Task: If a line in the material below has the word "needs", copy it.
*** Begin section ***
static int mx_launch(const void* xh, const void* xl4, const void* x4, const void* xs, int64_t B, int64_t T, const int32_t* lens,
                     const KtfTdnnDesc* d, const void* wh, const void* wq, const float* bias, const float* scale, const float* shift,
                     void* yh, void* yl4, void* y4, void* ys, float* yf, int64_t ldy, double* stats, void* stream, const char* who,
                     const int32_t* row_starts = nullptr, const int32_t* row_map = nullptr) {
    KTF_REQUIRE(d && wh && wq, "%s: null argument", who);
    KTF_REQUIRE(d->gemm == KTF_GEMM_F16MX, "%s: needs KTF_GEMM_F16MX", who);
    KTF_REQUIRE(B >= 0 && T >= 0 && B < 65536, "%s: bad size", who);
    KTF_REQUIRE(B == 0 || T == 0 || (xh && xl4 && x4 && xs), "%s: null argument", who);
    if (const int rc = tdnn_check_desc(d, scale, shift, who); rc != KTF_OK) return rc;
    KTF_REQUIRE(d->subsampling <= 64, "%s: subsampling %d outside [1,64]", who, d->subsampling);
    const bool plain = !d->valid && d->subsampling == 1;
    KTF_REQUIRE(plain || !stats, "%s: the fused pooling takes SAME padding without subsampling", who);
    KTF_REQUIRE(d->act == KTF_ACT_NONE || d->act == KTF_ACT_RELU, "%s: fuses ReLU or no activation", who);
    KTF_REQUIRE(T * (int64_t)d->din_pad * 2 < (1ll << 31) - (1ll << 20), "%s: T * din_pad too large", who);
    KTF_REQUIRE((((int64_t)d->din_pad / 32 * d->nctx + 3) / 4) * 4 <= MX_KQ_MAX_STEPS || (d->flags & KTF_TDNN_MX_LOADER), "%s: more than %d K-steps (din_pad / 32 * contexts)", who, MX_KQ_MAX_STEPS);
    if (B == 0 || T == 0 || ktf_tdnn_out_len(T, d) <= 0) return KTF_OK;
    const int outs = (yh ? 1 : 0) + (yf ? 1 : 0) + (stats ? 1 : 0);
    KTF_REQUIRE(outs == 1, "%s: exactly one of the plane / fp32 / pooled outputs", who);
    if (yh) KTF_REQUIRE(yl4 && y4 && ys, "%s: a plane output needs all four planes", who);
    if (yf) KTF_REQUIRE(ldy >= d->units, "%s: ldy < units", who);
    if (B == 0 || T == 0) return KTF_OK;
    MxParams p;
    memset(&p, 0, sizeof(p));
    p.xh = (const char*)xh; p.xl4 = (const char*)xl4; p.x4 = (const char*)x4; p.xs = (const char*)xs;
    p.lens = lens; p.wh = (const char*)wh; p.wq = (const char*)wq; p.bias = bias; p.scale = scale; p.shift = shift;
    p.yh = (char*)yh; p.yl4 = (char*)yl4; p.y4 = (char*)y4; p.ys = (char*)ys; p.yf = yf; p.ldy = ldy; p.T = T;
    p.units = d->units; p.nch_in = d->din_pad / 32; p.nctx = d->nctx; p.nk = p.nch_in * d->nctx; p.nss = (p.nk + 3) / 4;
    p.nch_out = (d->units + 31) / 32;
    p.sub = d->subsampling;
    p.start = (d->valid && d->ctx[0] < 0) ? -d->ctx[0] : 0;
    p.cut = (d->valid && d->ctx[d->nctx - 1] > 0) ? d->ctx[d->nctx - 1] : 0;
    p.Tout = ktf_tdnn_out_len(T, d);
    if (p.Tout <= 0) return KTF_OK;
    KTF_REQUIRE(plain || !(d->flags & KTF_TDNN_MX_LOADER), "%s: the loader-wave kernel takes SAME padding without subsampling", who);
    const bool loader = (d->flags & KTF_TDNN_MX_LOADER) != 0;
    const PoolSlots pool = (row_starts && !loader) ? pool_flat128() : pool_slots_mx(d->flags);
    p.stat_slots = (stats && (d->flags & KTF_TDNN_DET_STATS)) ? (int32_t)pool.slots(T) : 0;
    for (int i = 0; i < d->nctx; ++i) {
        KTF_REQUIRE(d->ctx[i] >= -128 && d->ctx[i] <= 127, "%s: context offsets outside [-128, 127]", who);
        p.ctx_pk[i >> 3] |= (unsigned long long)(unsigned char)(signed char)d->ctx[i] << ((i & 7) * 8);
    }
    hipStream_t st = (hipStream_t)stream;
    const int o = stats ? MX_OUT_STATS : (yf ? MX_OUT_F32 : MX_OUT_PLANES);
    if (loader) {
        const int rc = mxl_launch(p, B, d->act, o, stats, st);
        if (rc != KTF_OK) return rc;
        KTF_CHECK_LAUNCH(who);
        return KTF_OK;
    }
    if (row_starts) {
        KTF_REQUIRE(row_map && plain && o != MX_OUT_F32 && !loader, "%s: flat row tiles take the row table, SAME padding, no subsampling, a plane or pooled output", who);
        KTF_REQUIRE(B <= 4095 && B * T * (int64_t)p.nch_in * 64 < (1ll << 32) - (1ll << 20) && B * T < (1ll << 31) / (p.nch_out > 0 ? p.nch_out : 1),
                    "%s: flat row tiles need B <= 4095 and B * T * din_pad * 2 < 2^32", who);
        p.row_starts = row_starts; p.row_map = row_map;
        if (T > 1) {
            uint32_t l = 0;
            while ((1ull << l) < (uint64_t)T) ++l;
            p.t_div_m = (uint32_t)((1ull << (31 + l)) / (uint64_t)T + 1);
            p.t_div_s = l - 1;
        }
        const int ntiles = ktf_cdiv(d->units, 256);
        const int64_t ftiles = ktf_cdiv(B * T, 256);
        const int64_t fblocks = grouped_blocks(ftiles, ntiles);
        tdnn_pick<MX_OUT_STATS, MX_OUT_PLANES>(o, [&](auto O) {
            tdnn_pick<KTF_ACT_RELU, KTF_ACT_NONE>(d->act, [&](auto A) {
                tdnn_pick<true, false>((p.nk & 3) != 0, [&](auto PADK) {
                    tdnn_launch_kernel<tdnn_mx_kernel<A, O, PADK, true>>("tdnn_mx_kernel<flat>", dim3((unsigned)fblocks), dim3(512), MX_LDS_TOTAL(p.nss * 4),
                                                                         MX_LDS_TOTAL(MX_KQ_MAX_STEPS), st, p, (int)B, ntiles, (int)ftiles, stats);
                });
            });
        });
        KTF_CHECK_LAUNCH(who);
        return KTF_OK;
    }
    const int mtiles = ktf_cdiv(p.Tout, 256), ntiles = ktf_cdiv(d->units, 256);
    const int64_t gtiles = B * mtiles;
    const int64_t nblocks = grouped_blocks(gtiles, ntiles);
    tdnn_pick<KTF_ACT_RELU, KTF_ACT_NONE>(d->act, [&](auto A) {
        tdnn_pick<MX_OUT_STATS, MX_OUT_F32, MX_OUT_PLANES>(o, [&](auto O) {
            tdnn_pick<true, false>((p.nk & 3) != 0, [&](auto PADK) {
                tdnn_launch_kernel<tdnn_mx_kernel<A, O, PADK>>("tdnn_mx_kernel", dim3((unsigned)nblocks), dim3(512), MX_LDS_TOTAL(p.nss * 4),
                                                               MX_LDS_TOTAL(MX_KQ_MAX_STEPS), st, p, mtiles, ntiles, (int)gtiles, stats);
            });
        });
    });
    KTF_CHECK_LAUNCH(who);
    return KTF_OK;
}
*** End section ***
Task solution:
    KTF_REQUIRE(d->gemm == KTF_GEMM_F16MX, "%s: needs KTF_GEMM_F16MX", who);
    if (yh) KTF_REQUIRE(yl4 && y4 && ys, "%s: a plane output needs all four planes", who);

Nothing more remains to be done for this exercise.